Dataset extract
#ifndef LH_EMU
extern "C" __global__ void __launch_bounds__(LH_NT, 6)
#else
void
#endif
lh_analysis_kernel(const LhConfig * LH_KRESTRICT cfg, const LhTables * LH_KRESTRICT T, const int16_t * LH_KRESTRICT pcm, const float *pcmf, const LhStreamDesc * descs,
                   LhMidFrame * frames, int nstreams, LhStreamState * states)
{
#if defined(LH_APROF) && !defined(LH_EMU)
    unsigned long long *aprof = &states[blockIdx.y].prof[0][0];
    if (threadIdx.x == 0)
        lh_ap_base = aprof;
#endif
    LH_AP_T0();
    LhLds & L = lh_lds;
    LhLds & P = L;
    float  *const work = L.work;
#define LH_AN_E(chn) (work + (chn) * LH_AN_ROW)
    int const sidx = (int) blockIdx.y;
    LhCtx   c;
    c.cfg = cfg;
    c.T = T;
    c.st = nullptr;
    c.pcm = pcm;
    c.pcmf = pcmf;
    c.d = lh_desc_uniform(descs, sidx);
    c.tid = (int) threadIdx.x;
    c.lane = c.tid & 63;
    c.wave = lh_uni_i(c.tid >> 6);
    LhGranuleAt const ga = lh_granule_at(c.d, (int) blockIdx.x);
    if (!ga.live)
        return;
    int const lane = c.lane, w = c.wave, gr = ga.gr;
    int const n_chn_psy = (cfg->mode == LH_MODE_JOINT_STEREO) ? 4 : cfg->channels;
    int const bufbase = 576 + gr * 576 - LH_FFTOFFSET;
    LhMidGr *mg = &frames[ga.at].small.gr[gr];
    if (c.tid < 2)
        L.uselong[c.tid] = mg->uselong[c.tid];
    LH_AP(0);
    lh_stage_span < LH_BLKSIZE, LH_NT > (c, LH_SPAN, LH_SPAN + LH_BLKSIZE, ga.frame_base + bufbase);
    LH_SYNC_WG_LDS();
    LH_AP(1);
    if (w < cfg->channels)
        lh_fft_long_inplace(c, work + w * LH_BLKSIZE);
    LH_SYNC_WG_LDS();
    LH_AP(2);
    lh_an_spectra(c, w, w < n_chn_psy, n_chn_psy == 4, work);
    LH_WAVE_SYNC_MEM();
    const float *stg_s3 = T->psy_l.s3;
    LH_WAVE_SYNC_MEM();
    LH_AP(3);
    LH_AP(4);
    {
        int const chn = (lane == 1) ? w + 2 : w;
        int const summing = lane < 3 && chn < n_chn_psy;
        int const loud = (lane == 2);
        float  *prod = (w == 0) ? P.eb : P.thr;
        const float *ew = T->ath_eql_w;
        const float *e = LH_AN_E(summing ? chn : w);
        float   acc = 0.0f;
        for (int h = 0; h < 2; h++) {
            int const j0 = 256 * h;
            LH_WAVE_SYNC_MEM();
#pragma unroll
            for (int q = 0; q < 4; q++) {
                int const j = j0 + lane + 64 * q;
                prod[j - j0] = LH_AN_E(w)[j] * ew[j];
            }
            LH_WAVE_SYNC_MEM();
            if (summing) {
                const lh_f32x4 *s4 = (const lh_f32x4 *) ((loud ? prod - j0 : e) + j0);
                lh_f32x4 a0 = s4[0], a1 = s4[1], a2 = s4[2], a3 = s4[3];
                if (h == 0 && !loud) {
                    a0.x = a0.y = a0.z = a0.w = 0.0f;
                    a1.x = a1.y = a1.z = a1.w = 0.0f;
                    a2.x = a2.y = a2.z = 0.0f;
                }
                for (int g = 0; g < 64; g += 4) {
                    int const n = (g + 4 < 64) ? g + 4 : g;
                    lh_f32x4 const b0 = s4[n], b1 = s4[n + 1], b2 = s4[n + 2], b3 = s4[n + 3];
#ifndef LH_EMU
                    asm volatile("v_add_f32 %0, %0, %1\n\tv_add_f32 %0, %0, %2\n\tv_add_f32 %0, %0, %3\n\tv_add_f32 %0, %0, %4\n\t"
                                 "v_add_f32 %0, %0, %5\n\tv_add_f32 %0, %0, %6\n\tv_add_f32 %0, %0, %7\n\tv_add_f32 %0, %0, %8\n\t"
                                 "v_add_f32 %0, %0, %9\n\tv_add_f32 %0, %0, %10\n\tv_add_f32 %0, %0, %11\n\tv_add_f32 %0, %0, %12\n\t"
                                 "v_add_f32 %0, %0, %13\n\tv_add_f32 %0, %0, %14\n\tv_add_f32 %0, %0, %15\n\tv_add_f32 %0, %0, %16"
                                 : "+v"(acc)
                                 : "v"(a0.x), "v"(a0.y), "v"(a0.z), "v"(a0.w), "v"(a1.x), "v"(a1.y), "v"(a1.z), "v"(a1.w),
                                   "v"(a2.x), "v"(a2.y), "v"(a2.z), "v"(a2.w), "v"(a3.x), "v"(a3.y), "v"(a3.z), "v"(a3.w));
#else
                    acc += a0.x; acc += a0.y; acc += a0.z; acc += a0.w;
                    acc += a1.x; acc += a1.y; acc += a1.z; acc += a1.w;
                    acc += a2.x; acc += a2.y; acc += a2.z; acc += a2.w;
                    acc += a3.x; acc += a3.y; acc += a3.z; acc += a3.w;
#endif
                    a0 = b0;
                    a1 = b1;
                    a2 = b2;
                    a3 = b3;
                }
            }
        }
        if (summing) {
            if (!loud) {
                acc += e[LH_BLKSIZE / 2];
                mg->tot_ener[chn] = acc;
            }
            else {
                acc = (float) (acc * LH_VO_SCALE);
                mg->loud[w] = acc;
            }
        }
        LH_WAVE_SYNC_MEM();
    }
    LH_SYNC_WG_LDS();
    LH_AP(5);
    {
        LhMidLong *ml = &frames[ga.at].lng;
        if (n_chn_psy == 4) {
            LhMaskChan const two[2] = {
                {w, LH_AN_E(w), &P.eb[w * 64], &P.thr[w * 64], nullptr, nullptr, &ml->m[gr][w]},
                {w + 2, LH_AN_E(w + 2), &P.eb[(w + 2) * 64], &P.thr[(w + 2) * 64], nullptr, nullptr, &ml->m[gr][w + 2]}
            };
            lh_compute_masking < 2, 1 > (c, 1, two, stg_s3);
        }
        else if (w < n_chn_psy) {
            LhMaskChan const one[1] = { {w, LH_AN_E(w), &P.eb[w * 64], &P.thr[w * 64], nullptr, nullptr, &ml->m[gr][w]} };
            lh_compute_masking < 1, 1 > (c, 1, one, stg_s3);
        }
    }
    LH_AP(6);
    int const any_short = lh_uni_i(!(L.uselong[0] && L.uselong[1]));
    if (!any_short)
        return;
    LH_SYNC_WG_LDS();
    lh_stage_span < LH_BLKSIZE, LH_NT > (c, LH_SPAN, LH_SPAN + LH_BLKSIZE, ga.frame_base + bufbase);
    LH_SYNC_WG_LDS();
    if (!L.uselong[w])
        lh_fft_short_inplace(c, work + w * LH_BLKSIZE);
    LH_SYNC_WG_LDS();
    for (int sblock = 0; sblock < 3; sblock++) {
        if (w < n_chn_psy && !L.uselong[w]) {
            LhMidShort *ms = &frames[ga.at].shrt;
            int const both = (n_chn_psy == 4);
            lh_an_spectra_short(c, w, both, work, work + LH_BLKSIZE, sblock * LH_BLKSIZE_S, L.eshort[w], L.eshort[w + 2 < 4 ? w + 2 : 3]);
            LH_WAVE_SYNC_MEM();
            if (both) {
                LhMaskChan const two[2] = {
                    {w, L.eshort[w], &P.eb[w * 64], &P.thr[w * 64], nullptr, nullptr, &ms->m[gr][sblock][w]},
                    {w + 2, L.eshort[w + 2], &P.eb[(w + 2) * 64], &P.thr[(w + 2) * 64], nullptr, nullptr, &ms->m[gr][sblock][w + 2]}
                };
                lh_compute_masking < 2, 1 > (c, 0, two, T->psy_s.s3);
            }
            else {
                LhMaskChan const one[1] = { {w, L.eshort[w], &P.eb[w * 64], &P.thr[w * 64], nullptr, nullptr, &ms->m[gr][sblock][w]} };
                lh_compute_masking < 1, 1 > (c, 0, one, T->psy_s.s3);
            }
        }
        LH_SYNC_WG_LDS();
    }
    LH_AP(7);
}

What this task involves
Considering the records above, state how many lines contain the word "sblock", with nothing else in your reply.

The answer
5